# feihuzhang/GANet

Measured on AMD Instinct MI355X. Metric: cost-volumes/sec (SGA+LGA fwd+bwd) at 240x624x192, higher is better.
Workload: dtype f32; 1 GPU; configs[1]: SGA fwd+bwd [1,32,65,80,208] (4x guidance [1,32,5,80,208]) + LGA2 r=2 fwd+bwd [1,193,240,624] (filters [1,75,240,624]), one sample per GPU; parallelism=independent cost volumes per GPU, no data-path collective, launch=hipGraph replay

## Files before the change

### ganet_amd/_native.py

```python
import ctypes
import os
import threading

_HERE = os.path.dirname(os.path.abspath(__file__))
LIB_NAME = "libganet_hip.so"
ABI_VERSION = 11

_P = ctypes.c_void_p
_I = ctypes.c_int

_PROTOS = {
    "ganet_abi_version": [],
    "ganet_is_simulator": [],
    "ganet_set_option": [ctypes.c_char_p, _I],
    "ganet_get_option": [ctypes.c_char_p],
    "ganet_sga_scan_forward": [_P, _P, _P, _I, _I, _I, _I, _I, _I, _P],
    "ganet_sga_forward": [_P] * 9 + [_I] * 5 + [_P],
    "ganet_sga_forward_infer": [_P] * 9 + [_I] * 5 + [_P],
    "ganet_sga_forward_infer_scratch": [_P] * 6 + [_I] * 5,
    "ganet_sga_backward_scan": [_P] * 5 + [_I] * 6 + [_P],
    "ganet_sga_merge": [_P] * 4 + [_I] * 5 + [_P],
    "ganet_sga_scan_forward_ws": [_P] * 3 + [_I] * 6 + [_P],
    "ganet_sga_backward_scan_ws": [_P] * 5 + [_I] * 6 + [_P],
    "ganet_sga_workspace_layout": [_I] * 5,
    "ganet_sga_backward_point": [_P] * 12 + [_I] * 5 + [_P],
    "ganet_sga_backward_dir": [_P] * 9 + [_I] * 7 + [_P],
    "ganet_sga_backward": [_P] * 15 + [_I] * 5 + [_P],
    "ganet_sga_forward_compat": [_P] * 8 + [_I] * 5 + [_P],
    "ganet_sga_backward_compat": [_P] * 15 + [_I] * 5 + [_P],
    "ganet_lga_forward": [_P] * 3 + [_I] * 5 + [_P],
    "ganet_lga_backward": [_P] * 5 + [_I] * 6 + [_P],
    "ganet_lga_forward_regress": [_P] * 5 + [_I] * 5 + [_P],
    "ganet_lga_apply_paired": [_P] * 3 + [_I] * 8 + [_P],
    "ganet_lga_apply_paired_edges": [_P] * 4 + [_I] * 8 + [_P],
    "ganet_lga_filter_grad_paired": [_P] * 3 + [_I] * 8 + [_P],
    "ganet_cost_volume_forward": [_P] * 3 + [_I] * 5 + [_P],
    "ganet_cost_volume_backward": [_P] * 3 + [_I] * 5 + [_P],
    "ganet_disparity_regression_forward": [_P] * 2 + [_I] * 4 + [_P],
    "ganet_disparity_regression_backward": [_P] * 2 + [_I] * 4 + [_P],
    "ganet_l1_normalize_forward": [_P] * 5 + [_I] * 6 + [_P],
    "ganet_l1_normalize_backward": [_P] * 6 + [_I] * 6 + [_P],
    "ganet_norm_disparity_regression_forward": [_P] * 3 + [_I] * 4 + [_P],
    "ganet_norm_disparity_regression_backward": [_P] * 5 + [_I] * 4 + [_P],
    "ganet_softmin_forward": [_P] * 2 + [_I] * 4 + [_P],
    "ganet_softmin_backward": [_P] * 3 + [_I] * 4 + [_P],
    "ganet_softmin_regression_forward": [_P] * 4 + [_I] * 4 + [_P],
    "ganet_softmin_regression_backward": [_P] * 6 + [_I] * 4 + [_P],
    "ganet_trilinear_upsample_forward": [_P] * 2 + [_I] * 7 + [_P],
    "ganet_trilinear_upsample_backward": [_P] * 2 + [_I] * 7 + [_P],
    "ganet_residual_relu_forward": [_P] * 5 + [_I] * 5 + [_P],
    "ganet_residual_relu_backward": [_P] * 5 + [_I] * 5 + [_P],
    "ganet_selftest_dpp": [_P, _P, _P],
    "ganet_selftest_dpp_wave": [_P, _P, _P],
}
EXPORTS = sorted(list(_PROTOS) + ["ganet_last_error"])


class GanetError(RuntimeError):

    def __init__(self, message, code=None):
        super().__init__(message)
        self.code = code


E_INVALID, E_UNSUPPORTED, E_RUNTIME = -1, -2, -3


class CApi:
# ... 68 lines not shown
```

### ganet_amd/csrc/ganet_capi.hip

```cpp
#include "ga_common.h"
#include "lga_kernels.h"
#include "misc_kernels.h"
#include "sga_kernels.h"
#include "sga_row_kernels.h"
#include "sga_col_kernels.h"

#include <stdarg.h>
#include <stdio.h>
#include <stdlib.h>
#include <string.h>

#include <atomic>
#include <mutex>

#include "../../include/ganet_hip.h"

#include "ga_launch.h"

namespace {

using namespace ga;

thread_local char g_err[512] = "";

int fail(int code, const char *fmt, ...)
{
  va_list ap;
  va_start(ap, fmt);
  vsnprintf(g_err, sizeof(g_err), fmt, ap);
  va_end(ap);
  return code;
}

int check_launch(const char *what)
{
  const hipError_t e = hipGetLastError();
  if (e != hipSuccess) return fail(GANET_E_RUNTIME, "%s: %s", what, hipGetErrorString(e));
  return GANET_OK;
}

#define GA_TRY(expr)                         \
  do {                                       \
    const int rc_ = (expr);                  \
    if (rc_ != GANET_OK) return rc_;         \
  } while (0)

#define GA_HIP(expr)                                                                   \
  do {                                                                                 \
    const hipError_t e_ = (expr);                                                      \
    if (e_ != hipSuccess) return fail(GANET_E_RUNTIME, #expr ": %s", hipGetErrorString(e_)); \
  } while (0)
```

Problem description: Could you transcribe the records in full, exactly?

Response below:
# feihuzhang/GANet

Measured on AMD Instinct MI355X. Metric: cost-volumes/sec (SGA+LGA fwd+bwd) at 240x624x192, higher is better.
Workload: dtype f32; 1 GPU; configs[1]: SGA fwd+bwd [1,32,65,80,208] (4x guidance [1,32,5,80,208]) + LGA2 r=2 fwd+bwd [1,193,240,624] (filters [1,75,240,624]), one sample per GPU; parallelism=independent cost volumes per GPU, no data-path collective, launch=hipGraph replay

## Files before the change

### ganet_amd/_native.py

```python
import ctypes
import os
import threading

_HERE = os.path.dirname(os.path.abspath(__file__))
LIB_NAME = "libganet_hip.so"
ABI_VERSION = 11

_P = ctypes.c_void_p
_I = ctypes.c_int

_PROTOS = {
    "ganet_abi_version": [],
    "ganet_is_simulator": [],
    "ganet_set_option": [ctypes.c_char_p, _I],
    "ganet_get_option": [ctypes.c_char_p],
    "ganet_sga_scan_forward": [_P, _P, _P, _I, _I, _I, _I, _I, _I, _P],
    "ganet_sga_forward": [_P] * 9 + [_I] * 5 + [_P],
    "ganet_sga_forward_infer": [_P] * 9 + [_I] * 5 + [_P],
    "ganet_sga_forward_infer_scratch": [_P] * 6 + [_I] * 5,
    "ganet_sga_backward_scan": [_P] * 5 + [_I] * 6 + [_P],
    "ganet_sga_merge": [_P] * 4 + [_I] * 5 + [_P],
    "ganet_sga_scan_forward_ws": [_P] * 3 + [_I] * 6 + [_P],
    "ganet_sga_backward_scan_ws": [_P] * 5 + [_I] * 6 + [_P],
    "ganet_sga_workspace_layout": [_I] * 5,
    "ganet_sga_backward_point": [_P] * 12 + [_I] * 5 + [_P],
    "ganet_sga_backward_dir": [_P] * 9 + [_I] * 7 + [_P],
    "ganet_sga_backward": [_P] * 15 + [_I] * 5 + [_P],
    "ganet_sga_forward_compat": [_P] * 8 + [_I] * 5 + [_P],
    "ganet_sga_backward_compat": [_P] * 15 + [_I] * 5 + [_P],
    "ganet_lga_forward": [_P] * 3 + [_I] * 5 + [_P],
    "ganet_lga_backward": [_P] * 5 + [_I] * 6 + [_P],
    "ganet_lga_forward_regress": [_P] * 5 + [_I] * 5 + [_P],
    "ganet_lga_apply_paired": [_P] * 3 + [_I] * 8 + [_P],
    "ganet_lga_apply_paired_edges": [_P] * 4 + [_I] * 8 + [_P],
    "ganet_lga_filter_grad_paired": [_P] * 3 + [_I] * 8 + [_P],
    "ganet_cost_volume_forward": [_P] * 3 + [_I] * 5 + [_P],
    "ganet_cost_volume_backward": [_P] * 3 + [_I] * 5 + [_P],
    "ganet_disparity_regression_forward": [_P] * 2 + [_I] * 4 + [_P],
    "ganet_disparity_regression_backward": [_P] * 2 + [_I] * 4 + [_P],
    "ganet_l1_normalize_forward": [_P] * 5 + [_I] * 6 + [_P],
    "ganet_l1_normalize_backward": [_P] * 6 + [_I] * 6 + [_P],
    "ganet_norm_disparity_regression_forward": [_P] * 3 + [_I] * 4 + [_P],
    "ganet_norm_disparity_regression_backward": [_P] * 5 + [_I] * 4 + [_P],
    "ganet_softmin_forward": [_P] * 2 + [_I] * 4 + [_P],
    "ganet_softmin_backward": [_P] * 3 + [_I] * 4 + [_P],
    "ganet_softmin_regression_forward": [_P] * 4 + [_I] * 4 + [_P],
    "ganet_softmin_regression_backward": [_P] * 6 + [_I] * 4 + [_P],
    "ganet_trilinear_upsample_forward": [_P] * 2 + [_I] * 7 + [_P],
    "ganet_trilinear_upsample_backward": [_P] * 2 + [_I] * 7 + [_P],
    "ganet_residual_relu_forward": [_P] * 5 + [_I] * 5 + [_P],
    "ganet_residual_relu_backward": [_P] * 5 + [_I] * 5 + [_P],
    "ganet_selftest_dpp": [_P, _P, _P],
    "ganet_selftest_dpp_wave": [_P, _P, _P],
}
EXPORTS = sorted(list(_PROTOS) + ["ganet_last_error"])


class GanetError(RuntimeError):

    def __init__(self, message, code=None):
        super().__init__(message)
        self.code = code


E_INVALID, E_UNSUPPORTED, E_RUNTIME = -1, -2, -3


class CApi:
# ... 68 lines not shown
```

### ganet_amd/csrc/ganet_capi.hip

```cpp
#include "ga_common.h"
#include "lga_kernels.h"
#include "misc_kernels.h"
#include "sga_kernels.h"
#include "sga_row_kernels.h"
#include "sga_col_kernels.h"

#include <stdarg.h>
#include <stdio.h>
#include <stdlib.h>
#include <string.h>

#include <atomic>
#include <mutex>

#include "../../include/ganet_hip.h"

#include "ga_launch.h"

namespace {

using namespace ga;

thread_local char g_err[512] = "";

int fail(int code, const char *fmt, ...)
{
  va_list ap;
  va_start(ap, fmt);
  vsnprintf(g_err, sizeof(g_err), fmt, ap);
  va_end(ap);
  return code;
}

int check_launch(const char *what)
{
  const hipError_t e = hipGetLastError();
  if (e != hipSuccess) return fail(GANET_E_RUNTIME, "%s: %s", what, hipGetErrorString(e));
  return GANET_OK;
}

#define GA_TRY(expr)                         \
  do {                                       \
    const int rc_ = (expr);                  \
    if (rc_ != GANET_OK) return rc_;         \
  } while (0)

#define GA_HIP(expr)                                                                   \
  do {                                                                                 \
    const hipError_t e_ = (expr);                                                      \
    if (e_ != hipSuccess) return fail(GANET_E_RUNTIME, #expr ": %s", hipGetErrorString(e_)); \
  } while (0)
```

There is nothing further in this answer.